JOHN LANGSTAFF
1920-2005
On December 13,
2005, the Revels community was saddened to learn of the death
of its founder, John Meredith Langstaff. He was born in 1920,
appropriately enough on Christmas Eve, and died shortly before
his 85th birthday, just as the 35th anniversary production of
The Christmas Revels was about to open in Sanders Theatre, Cambridge,
Massachusetts.
As a young boy growing
up in Brooklyn Heights, New York, his childhood was filled with
music. His parents and friends would often hold impromptu performances
of Gilbert and Sullivan and sing Bach chorales, madrigals and
Christmas carols together. At eight years of age, he entered
the Grace Church Choir School in New York City where he was a
boy soprano soloist until his voice changed. He later studied
at Philadelphiaís
acclaimed Curtis Institute of Music and at the Juilliard School
in New York.
After college,
Langstaff, a baritone, embarked in a successful concert career
both in the United States and abroad. He developed
a particularly deep appreciation of traditional music after
attending a concert by Douglas Kennedy, then director of
the English Folk Dance and Song Society (EFDSS). This was
the material Langstaff
focused on when he began making recordings for EMI and
HMV in England.
John Langstaff
had a long and illustrious career in music education. As
head of music at the Potomac School in Virginia for thirteen
years and at the Shady Hill School in Cambridge, MA, for
six, he enriched the lives of thousands of children.
While teaching, he continued to record in Europe on HMV with
producer George Martin, who also produced the Beatles' recordings.
For five years, he hosted the popular "Making Music" program
on BBC-TV in London and was the moderator of an NBC-TV Saturday
morning childrenís program,
"Children Explore Books." A former artistic director
for Young Audiences of Massachusetts, Langstaff was also an
award-winning children's author whose twenty-five books include
the traditional children's tale, Frog Went a-Courtin', winner
of the Caldecott Medal, St. George and the Dragon, illustrated
by David Gentleman, and two collections of African-American
spirituals with Ashley Bryan and John Andrew Ross, one of which
was a notable Coretta Scott King honor book. Langstaff also
produced "Making
Music with John Langstaff," a six-set video series designed
to show parents, teachers and others who work with children
how to involve them in making and appreciating music.
On December 29,
1957, in New York's Town Hall, Langstaff presented the first production
of The Christmas Revels. His unique theatrical concept incorporated
traditional medieval music, dance, and drama into a communal performance
where the whole audience was involved, singing--and even dancing--with
the cast. That early production was critically successful but
not financially. Undaunted, several weeks later, in Washington,
D.C., he sold out all 1500 seats in Lisner Auditorium. Nine years
later, while hosting a program on NBC, Langstaff wrote and hosted
an NBC-TV Hallmark Hall of Fame Christmas Eve special, "A
Christmas Masque," which contained all the elements of his
earlier Christmas Revels. A number of soon-to-be famous actors
appeared in that production, including a young Dustin Hoffman
who played a key part in Langstaff's version of "St. George
and the Dragon"!
In 1971, with the
aid of his daughter Carol, Langstaff presented the first performance
of the Christmas Revels at Sanders Theatre in Cambridge, Massachusetts,
and The Christmas Revels has been staged there every year since.

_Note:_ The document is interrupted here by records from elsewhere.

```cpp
typedef _Float16 f16;
typedef f16 half8 __attribute__((ext_vector_type(8)));
typedef float f32x16 __attribute__((ext_vector_type(16)));

namespace {

#define GPTR(p) ((const __attribute__((address_space(1))) void*)(p))
#define LPTR(p) ((__attribute__((address_space(3))) void*)(uintptr_t)(p))
#define RAW_BARRIER() asm volatile("s_barrier" ::: "memory")
#define LDS_READ(dst, addr, off) asm volatile("ds_read_b128 %0, %1 offset:%2" : "=v"(dst) : "v"(addr), "n"(off))

template <int N>
__device__ __forceinline__ void lgkm_wait2(half8& x, half8& y) { asm volatile("s_waitcnt lgkmcnt(%2)" : "+v"(x), "+v"(y) : "n"(N)); }
template <int N>
__device__ __forceinline__ void lgkm_wait1(half8& x) { asm volatile("s_waitcnt lgkmcnt(%1)" : "+v"(x) : "n"(N)); }

__device__ __forceinline__ void wait_vm(int n) {
    switch (n) {
        case 0: asm volatile("s_waitcnt vmcnt(0)" ::: "memory"); break;
// ... 1675 lines not shown
    while (ctx->f16_split_k && tiles * sk * 2 <= slots && ncr % (sk * 2) == 0 && sk * 2 <= (wide ? 8 : 4)) sk *= 2;
    const int cap = ctx->x3_sk_cap > 0 ? ctx->x3_sk_cap : 4;
    return sk > cap ? cap : sk;
}

static bool x3_wide_tiles(const reid_ctx* ctx, const Gemm16Params& p) {
    if (p.N % 128 != 0 || (p.W == 16 && (ctx->x3_narrow & 1)) || (p.W == 8 && (ctx->x3_narrow & 2))) return false;
    if (p.W == 8 && p.N == 256 && !(ctx->x3_narrow & 4)) {
        const int nmt = (p.M + 255) / 256, ncr = p.Cin / 3 / 32;
        const int t128 = nmt * 2, t64 = nmt * 4;
        const int s128 = x3_split(ctx, t128, ncr, true);
        (void)t64;
        if (t128 * s128 < 256) return false;
    }
    if (p.W == 8 && p.N == 512 && ctx->x3_l4_narrow_nmt > 0) {
        const int nmt = (p.M + 255) / 256, ncr = p.Cin / 3 / 32;
        const int t128 = nmt * 4, s128 = x3_split(ctx, t128, ncr, true);
        if (s128 == 4 && t128 * s128 > 256 && nmt <= ctx->x3_l4_narrow_nmt) return false;
        if (s128 == 1 && t128 % 256 != 0 && t128 % 256 <= 128) return false;
        if (s128 == 2 && t128 > 128 && t128 * 4 <= 768) return false;
    }
    return true;
}

static int x3_slots(const Gemm16Params& p, bool wide) { return (!wide && p.W == 8 && p.N == 512 && (p.M + 255) / 256 > 32) ? 768 : 512; }

template <int TW, int IMGS>
int launch_x3m16(reid_ctx* ctx, const Gemm16Params& p0) {
    Gemm16Params p = p0;
    const int nmt = (p.M + 255) / 256;
    const bool wide = x3_wide_tiles(ctx, p);
    const int tiles = nmt * (wide ? p.N / 128 : p.N / 64);
    const int sk = x3_split(ctx, tiles, p.Cin / 3 / 32, wide, x3_slots(p, wide));
    if (sk > 1) {
        float* ws;
        int* cnt;
        const bool fresh = ctx->ws.find("x3.splitk_cnt") == ctx->ws.end();
        ARG_CHECK(tiles <= 512);
        REID_TRY(ctx_ws(ctx, "x3.splitk_ws", (size_t)tiles * sk * 256 * (wide ? 128 : 64) * sizeof(float), (void**)&ws));
        REID_TRY(ctx_ws(ctx, "x3.splitk_cnt", 1024 * sizeof(int), (void**)&cnt));
        if (fresh) HIP_TRY(hipMemsetAsync(cnt, 0, 1024 * sizeof(int), ctx->stream));
        p.split_k = sk; p.splitk_ws = ws; p.splitk_cnt = cnt;
    } else {
        p.split_k = 1;
    }
    const bool unrolled = ctx->x3_unroll && (long long)p.M * (p.Cin / 3) * 4 < 0x7f000000ll && (long long)p.N * p.ldb * 2 < 0x7f000000ll;
    if (wide && unrolled) hipLaunchKernelGGL((conv3x3_x3u_kernel<TW, IMGS, 128, 2>), dim3(tiles * sk), dim3(256), 0, ctx->stream, p);
    else if (wide) hipLaunchKernelGGL((conv3x3_x3m16_kernel<TW, IMGS, 128>), dim3(tiles * sk), dim3(256), 0, ctx->stream, p);
    else if (unrolled && ctx->x3_unroll == 3) hipLaunchKernelGGL((conv3x3_x3u_kernel<TW, IMGS, 64, 3>), dim3(tiles * sk), dim3(256), 0, ctx->stream, p);
#ifdef REID_EXPERIMENTS
    else if (unrolled && ctx->x3_unroll == 4) hipLaunchKernelGGL((conv3x3_x3u_kernel<TW, IMGS, 64, 4>), dim3(tiles * sk), dim3(256), 0, ctx->stream, p);
    else if (unrolled && ctx->x3_unroll == 5) hipLaunchKernelGGL((conv3x3_x3u_kernel<TW, IMGS, 64, 3, 3>), dim3(tiles * sk), dim3(256), 0, ctx->stream, p);
#endif
    else hipLaunchKernelGGL((conv3x3_x3m16_kernel<TW, IMGS, 64>), dim3(tiles * sk), dim3(256), 0, ctx->stream, p);
    return REID_OK;
}

template <int TW, int IMGS>
void launch_x3(reid_ctx* ctx, const Gemm16Params& p) {
    const int nmt = (p.M + 255) / 256;
    if (p.N % 128 == 0) hipLaunchKernelGGL((conv3x3_x3_kernel<TW, IMGS, 128>), dim3(nmt * (p.N / 128)), dim3(256), 0, ctx->stream, p);
    else hipLaunchKernelGGL((conv3x3_x3_kernel<TW, IMGS, 64>), dim3(nmt * (p.N / 64)), dim3(256), 0, ctx->stream, p);
}

}

static int launch_tiles(const reid_ctx* ctx, const Gemm16Params& p) {
    const int nmt = (p.M + 255) / 256;
    return nmt * (x3_wide_tiles(ctx, p) ? p.N / 128 : p.N / 64);
}

bool conv3x3_x3_supported(const reid_ctx* ctx, const Gemm16Params& p) {
    if (!ctx->split_x3 || p.split_terms != 3 || p.Cin % 96 != 0 || p.N % 64 != 0 || p.M % 128 != 0 || !conv3x3_f16_supported(p)) return false;
    if (p.relu_from % 16 != 0 || (p.pack16 && p.pack_from % 32 != 0)) return false;
    if (p.N % 128 != 0 && ctx->split_x3 < 3) return false;
    const int nmt = (p.M + 255) / 256;
    const long long blocks = (long long)nmt * (p.N % 128 == 0 ? p.N / 128 : p.N / 64);
    if (blocks >= ctx->split_x3_min_blocks) return true;
    if (ctx->split_x3 < 2 || !ctx->split_x3_small) return false;
    if (ctx->split_x3_small == 1) return true;
    const int tiles = launch_tiles(ctx, p);
    if (p.W == 8) return true;
    if (p.W == 32) return p.M / 256 > 256 || tiles >= 384;
    return p.M / 256 > 128 || tiles >= 384;
}

int launch_conv3x3_x3(reid_ctx* ctx, const Gemm16Params& p0) {
    Gemm16Params p = p0;
    p.fault = ctx->fault;
    p.ablate |= ctx->x3_ablate;
    if (ctx->split_x3 >= 2) {
        if (p.W == 32) REID_TRY((launch_x3m16<32, 1>(ctx, p)));
        else if (p.W == 16) REID_TRY((launch_x3m16<16, 1>(ctx, p)));
        else REID_TRY((launch_x3m16<8, 2>(ctx, p)));
    } else if (p.W == 32) launch_x3<32, 1>(ctx, p);
    else if (p.W == 16) launch_x3<16, 1>(ctx, p);
    else launch_x3<8, 2>(ctx, p);
    LAUNCH_CHECK();
    return REID_OK;
}

#ifdef REID_EXPERIMENTS
int launch_chain(reid_ctx* ctx, const ChainParams& cp, int W) {
    ARG_CHECK(cp.n_img >= 1 && cp.n_img <= 64 && cp.n_stages >= 1 && cp.n_stages <= 8 && cp.counters && W == 8);
    const int blocks = cp.total_items < 512 ? cp.total_items : 512;
    hipLaunchKernelGGL((chain_kernel<8, 2, 128>), dim3(blocks), dim3(256), 0, ctx->stream, cp);
    LAUNCH_CHECK();
    return REID_OK;
}
#endif

bool conv_x3s_supported(const reid_ctx* ctx, const Gemm16Params& p) {
    if (!ctx->conv_x3s || ctx->split_x3 < 2 || p.split_terms != 3 || p.Cin % 96 != 0 || p.N % 128 != 0 || p.M % 128 != 0) return false;
    if (!((p.R == 1 || p.R == 3) && p.S == p.R && p.pad == (p.R - 1) / 2 && (p.stride == 1 || p.stride == 2))) return false;
    if (p.R == 3 && p.stride == 1) return false;
    if (p.relu_from % 16 != 0 || (p.pack16 && p.pack_from % 32 != 0)) return false;
    const long long a_bytes = (long long)(p.M / (p.Ho * p.Wo)) * p.H * p.W * (p.Cin / 3) * 4;
    return a_bytes < 0x7f000000ll && 128ll * p.ldb * 2 < 0x7f000000ll && 256ll * p.ldc * 4 < 0x7f000000ll && (long long)p.M * 2 < 0x7f000000ll;
}

int launch_conv_x3s(reid_ctx* ctx, const Gemm16Params& p0, int kind, double flops, double bytes) {
    Gemm16Params p = p0;
    p.fault = ctx->fault;
    p.ablate = 0;
    const int tiles = ((p.M + 255) / 256) * (p.N / 128), nq = p.R * p.S * (p.Cin / 3 / 32);
    int sk = 1;
    while (ctx->f16_split_k && tiles * sk * 2 <= 512 && nq / (sk * 2) >= 2 && sk * 2 <= ctx->x3s_sk_cap) sk *= 2;
    if (sk > 1) {
        float* ws;
        int* cnt;
        const bool fresh = ctx->ws.find("x3.splitk_cnt") == ctx->ws.end();
        ARG_CHECK(tiles <= 512);
        REID_TRY(ctx_ws(ctx, "x3.splitk_ws", (size_t)tiles * sk * 256 * 128 * sizeof(float), (void**)&ws));
        REID_TRY(ctx_ws(ctx, "x3.splitk_cnt", 1024 * sizeof(int), (void**)&cnt));
        if (fresh) HIP_TRY(hipMemsetAsync(cnt, 0, 1024 * sizeof(int), ctx->stream));
        p.split_k = sk; p.splitk_ws = ws; p.splitk_cnt = cnt;
    } else {
        p.split_k = 1;
    }
    prof_begin(ctx, kind, flops, bytes);
    hipLaunchKernelGGL((conv_x3s_kernel<128>), dim3(tiles * sk), dim3(256), 0, ctx->stream, p);
    prof_end(ctx);
    LAUNCH_CHECK();
    return REID_OK;
}

bool lin_x3_supported(const reid_ctx* ctx, const Gemm16Params& p) {
    const int Kr = p.K / 3;
    return ctx->lin_x3 && ctx->split_x3 >= 2 && p.lin && p.split_terms == 3 && p.K % 96 == 0 && p.N % 128 == 0 && p.n_real == p.N && p.lda == 2 * Kr &&
           p.ldb == 3 * Kr && !p.scat_h && !p.par4 && (p.C32 != nullptr) != (p.pack_out != 0) &&
           256ll * p.lda * 2 < 0x7f000000ll && 128ll * p.ldb * 2 < 0x7f000000ll && 256ll * p.ldc * 4 < 0x7f000000ll;
}

int launch_lin_x3(reid_ctx* ctx, const Gemm16Params& p0, int kind, double flops, double bytes) {
    Gemm16Params p = p0;
    p.fault = ctx->fault;
    p.ablate = ctx->x3_ablate;
    p.stats = nullptr; p.col_scale = nullptr; p.relu = 0; p.split_k = 1;
    if (p.pack_out) {
        p.pack16 = p.C;
// ... 12 lines not shown
```

real-time-reid-tracking_amd/csrc/debug.hip:

```cpp
#include "reid_internal.h"
#include <string.h>
#include <stdlib.h>
#include <vector>

namespace {
struct Switch { const char* name; int reid_ctx::* field; };
const Switch kSwitches[] = {
    {"f16_cfg", &reid_ctx::f16_cfg}, {"f16_lin_256", &reid_ctx::f16_lin_256}, {"f16_split_k", &reid_ctx::f16_split_k},
    {"bank_fast", &reid_ctx::bank_fast}, {"side_copy", &reid_ctx::side_copy}, {"f32_stem_pool", &reid_ctx::f32_stem_pool},
    {"stem_split", &reid_ctx::stem_split}, {"split_pair", &reid_ctx::split_pair}, {"split_lean_epi", &reid_ctx::split_lean_epi},
    {"knn_wide", &reid_ctx::knn_wide}, {"f16_loader_prio", &reid_ctx::f16_loader_prio}, {"f16_frag_ahead", &reid_ctx::f16_frag_ahead},
    {"pack_epilogue", &reid_ctx::pack_epilogue}, {"f16_wide_splitk", &reid_ctx::f16_wide_splitk}, {"f32_split_k", &reid_ctx::f32_split_k},
    {"swin_fold", &reid_ctx::swin_fold}, {"swin_stop", &reid_ctx::swin_stop}, {"select_two_pass", &reid_ctx::select_two_pass},
    {"split_terms", &reid_ctx::split_terms}, {"f32_conv", &reid_ctx::f32_conv}, {"swin_attn_mfma", &reid_ctx::swin_attn_mfma},
    {"swin_attn_split", &reid_ctx::swin_attn_split}, {"swin_two_linear", &reid_ctx::swin_two_linear},
    {"f16_loader_waves", &reid_ctx::f16_loader_waves}, {"f16_halo", &reid_ctx::f16_halo}, {"f16_stem_fused", &reid_ctx::f16_stem_fused},
    {"f16_se_tail", &reid_ctx::f16_se_tail}, {"f16_c64", &reid_ctx::f16_c64}, {"swin_chunk_cap", &reid_ctx::swin_chunk_cap},
    {"split_x3", &reid_ctx::split_x3}, {"x3_ablate", &reid_ctx::x3_ablate}, {"x3_unroll", &reid_ctx::x3_unroll}, {"x3_narrow", &reid_ctx::x3_narrow}, {"conv_x3s", &reid_ctx::conv_x3s}, {"x3s_sk_cap", &reid_ctx::x3s_sk_cap}, {"x3_l4_narrow_nmt", &reid_ctx::x3_l4_narrow_nmt}, {"split_x3_small", &reid_ctx::split_x3_small}, {"split_x3_min_blocks", &reid_ctx::split_x3_min_blocks}, {"f32_dist_bk16", &reid_ctx::f32_dist_bk16}, {"lin_x3", &reid_ctx::lin_x3},
    {"host_pipeline", &reid_ctx::host_pipeline}, {"x3_sk_cap", &reid_ctx::x3_sk_cap}, {"chain", &reid_ctx::chain}, {"split_gemm_min_tiles", &reid_ctx::split_gemm_min_tiles},
    {"rerank_hbm_acc", &reid_ctx::rerank_hbm_acc},
};
}

extern "C" int reid_debug_set_switch(reid_ctx* ctx, const char* name, long long value) {
    ARG_CHECK(ctx && name);
    CTX_GUARD(ctx);
    HIP_TRY(hipStreamSynchronize(ctx->stream));
    if (!strcmp(name, "knn_wide_min")) {
        ctx->knn_wide_min = value;
        return REID_OK;
    }
    for (const Switch& s : kSwitches)
        if (!strcmp(name, s.name)) {
            if (!strcmp(name, "split_terms") && value != 3 && value != 4) break;
            ctx->*(s.field) = (int)value;
            return REID_OK;
        }
    reid_set_error("reid_debug_set_switch: no switch '%s' (or a value it does not take)", name);
    return REID_ERR_ARG;
}

extern "C" int reid_debug_get_switch(reid_ctx* ctx, const char* name, long long* value) {
    ARG_CHECK(ctx && name && value);
    if (!strcmp(name, "knn_wide_min")) {
        *value = ctx->knn_wide_min;
        return REID_OK;
    }
    for (const Switch& s : kSwitches)
        if (!strcmp(name, s.name)) {
            *value = ctx->*(s.field);
            return REID_OK;
        }
    reid_set_error("reid_debug_get_switch: no switch '%s'", name);
// ... 770 lines not shown
```

real-time-reid-tracking_amd/csrc/elementwise.hip:

```cpp
#include "reid_internal.h"
#include <math.h>

typedef float f32x4 __attribute__((ext_vector_type(4)));

namespace {

__device__ __forceinline__ float wave_sum(float v) {
#pragma unroll
    for (int o = 32; o > 0; o >>= 1) v += __shfl_xor(v, o);
    return v;
}
__device__ __forceinline__ double wave_sum_d(double v) {
#pragma unroll
    for (int o = 32; o > 0; o >>= 1) v += __shfl_xor(v, o);
    return v;
}

__global__ void nchw_to_nhwc3_kernel(const float* __restrict__ x, long long npix, int hw, float* __restrict__ out) {
    for (long long i = blockIdx.x * (long long)blockDim.x + threadIdx.x; i < npix; i += (long long)gridDim.x * blockDim.x) {
        const long long img = i / hw;
        const int p = (int)(i - img * hw);
        const float* src = x + img * 3 * hw + p;
        float* dst = out + i * 3;
        dst[0] = src[0];
// ... 201 lines not shown
        if (lane == 0) hid[m] = fmaxf(acc, 0.f);
    }
    __syncthreads();
    for (int ch = tid; ch < c; ch += 256) {
        float acc = 0.f;
        for (int m = 0; m < mid; ++m) acc += w2[m * c + ch] * hid[m];
        s[(long long)img * c + ch] = 1.0f / (1.0f + expf(-acc));
    }
}

__global__ void se_combine_kernel(const float* __restrict__ y, const float* __restrict__ sc, const float* __restrict__ s,
                                  long long total4, int hw, int c, float* __restrict__ out) {
    const int c4n = c >> 2;
    for (long long i = blockIdx.x * (long long)blockDim.x + threadIdx.x; i < total4; i += (long long)gridDim.x * blockDim.x) {
        const int cc = (int)(i % c4n);
        const long long pix = i / c4n;
        const long long img = pix / hw;
        const f32x4 yy = *(const f32x4*)(y + i * 4);
        const f32x4 rr = *(const f32x4*)(sc + i * 4);
        const f32x4 ss = *(const f32x4*)(s + img * c + cc * 4);
        f32x4 o = ss * yy + rr;
        o.x = fmaxf(o.x, 0.f); o.y = fmaxf(o.y, 0.f); o.z = fmaxf(o.z, 0.f); o.w = fmaxf(o.w, 0.f);
        *(f32x4*)(out + i * 4) = o;
    }
}

template <bool SMALL>
__global__ __launch_bounds__(256) void se_tail_kernel(const float* __restrict__ stats, int tiles, int c, int mid, int hw,
                                                      const float* __restrict__ w1, const float* __restrict__ w2,
                                                      const float* __restrict__ y, const float* __restrict__ sc, int rows,
                                                      float* __restrict__ out, _Float16* __restrict__ packed, int* __restrict__ fault) {
    __shared__ __attribute__((aligned(16))) float pooled[512];
    __shared__ float hid[64];
    __shared__ __attribute__((aligned(16))) float gate[512];
    const int img = blockIdx.y, tid = threadIdx.x, lane = tid & 63, wave = tid >> 6;
    constexpr int MJ = SMALL ? 8 : 16, MW2 = 32;
    f32x4 w1v[SMALL ? 8 : 1][2];
    float w2v[SMALL ? 2 : 1][SMALL ? MW2 : 1];
    if constexpr (SMALL) {
        const int c4v = c >> 2;
#pragma unroll
        for (int j = 0; j < MJ; ++j)
#pragma unroll
            for (int k = 0; k < 2; ++k) {
                const int m = wave + 4 * j, c4 = lane + 64 * k;
                if (m < mid && c4 < c4v) w1v[j][k] = *(const f32x4*)(w1 + (long long)m * c + c4 * 4);
            }
#pragma unroll
        for (int q = 0; q < 2; ++q)
#pragma unroll
            for (int m = 0; m < MW2; ++m) {
                const int ch = tid + 256 * q;
                if (ch < c && m < mid) w2v[q][m] = w2[m * c + ch];
            }
    }
    for (int ch = tid; ch < c; ch += 256) {
        double acc = 0.0;
        for (int t = 0; t < tiles; ++t) acc += (double)stats[(((long long)img * tiles + t) * c + ch) * 2];
        pooled[ch] = (float)(acc / hw);
    }
    __syncthreads();
    {
        const int c4v = c >> 2;
        float acc[16];
#pragma unroll
        for (int j = 0; j < 16; ++j) {
            acc[j] = 0.f;
// ... 295 lines not shown
```

real-time-reid-tracking_amd/csrc/reid_internal.h:

```cpp
#pragma once
#include <hip/hip_runtime.h>
#include <stdint.h>
#include <stddef.h>
#include <stdio.h>
#include <string>
#include <map>
#include <tuple>
#include <vector>
#include "../../include/reid_hip.h"
struct reid_ctx;

void reid_set_error(const char* fmt, ...);
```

And Revels has grown, producing an annual Spring Revels, several
songbooks, teachers manuals and a choral series. In 1978, Langstaff
started Revels Records and has since produced 18 recordings of
traditional children's music, folk and gospel recordings, and
a growing library of seasonal recordings celebrating the winter
solstice, spring and summer, the harvest and the sea.
While Revels began
with just two performances in Cambridge in 1971, this year Langstaff's
Christmas Revels will be performed in 9 locations across the
country: Cambridge, MA; New York, NY; Houston, TX; Oakland, CA;
Portland, OR; Washington, DC; Hanover, NH; Tacoma, WA; and Boulder,
Colorado.
Throughout his
adult life, John "Jack" Langstaff shared his
profound love and knowledge of music with audiences both young
and old. As the phenomenon of Revels continues to grow, so does
the legacy he leaves behind. Revels is based on Langstaff's philosophy
that celebration unites people, no matter how diverse they are.
In an age of technology and progressive alienation, Langstaff
appreciated the need for connectedness, to each other and to
the ancient rituals of our ancestors, rituals that, quite magically,
retain their meaning to this day. In creating the Revels, Langstaff
also realized the importance of participation, particularly in
music. In his words, "Revels extends its open arms,"
and this explicit invitation is the key to the involvement Revels
continues to elicit from audiences of all ages.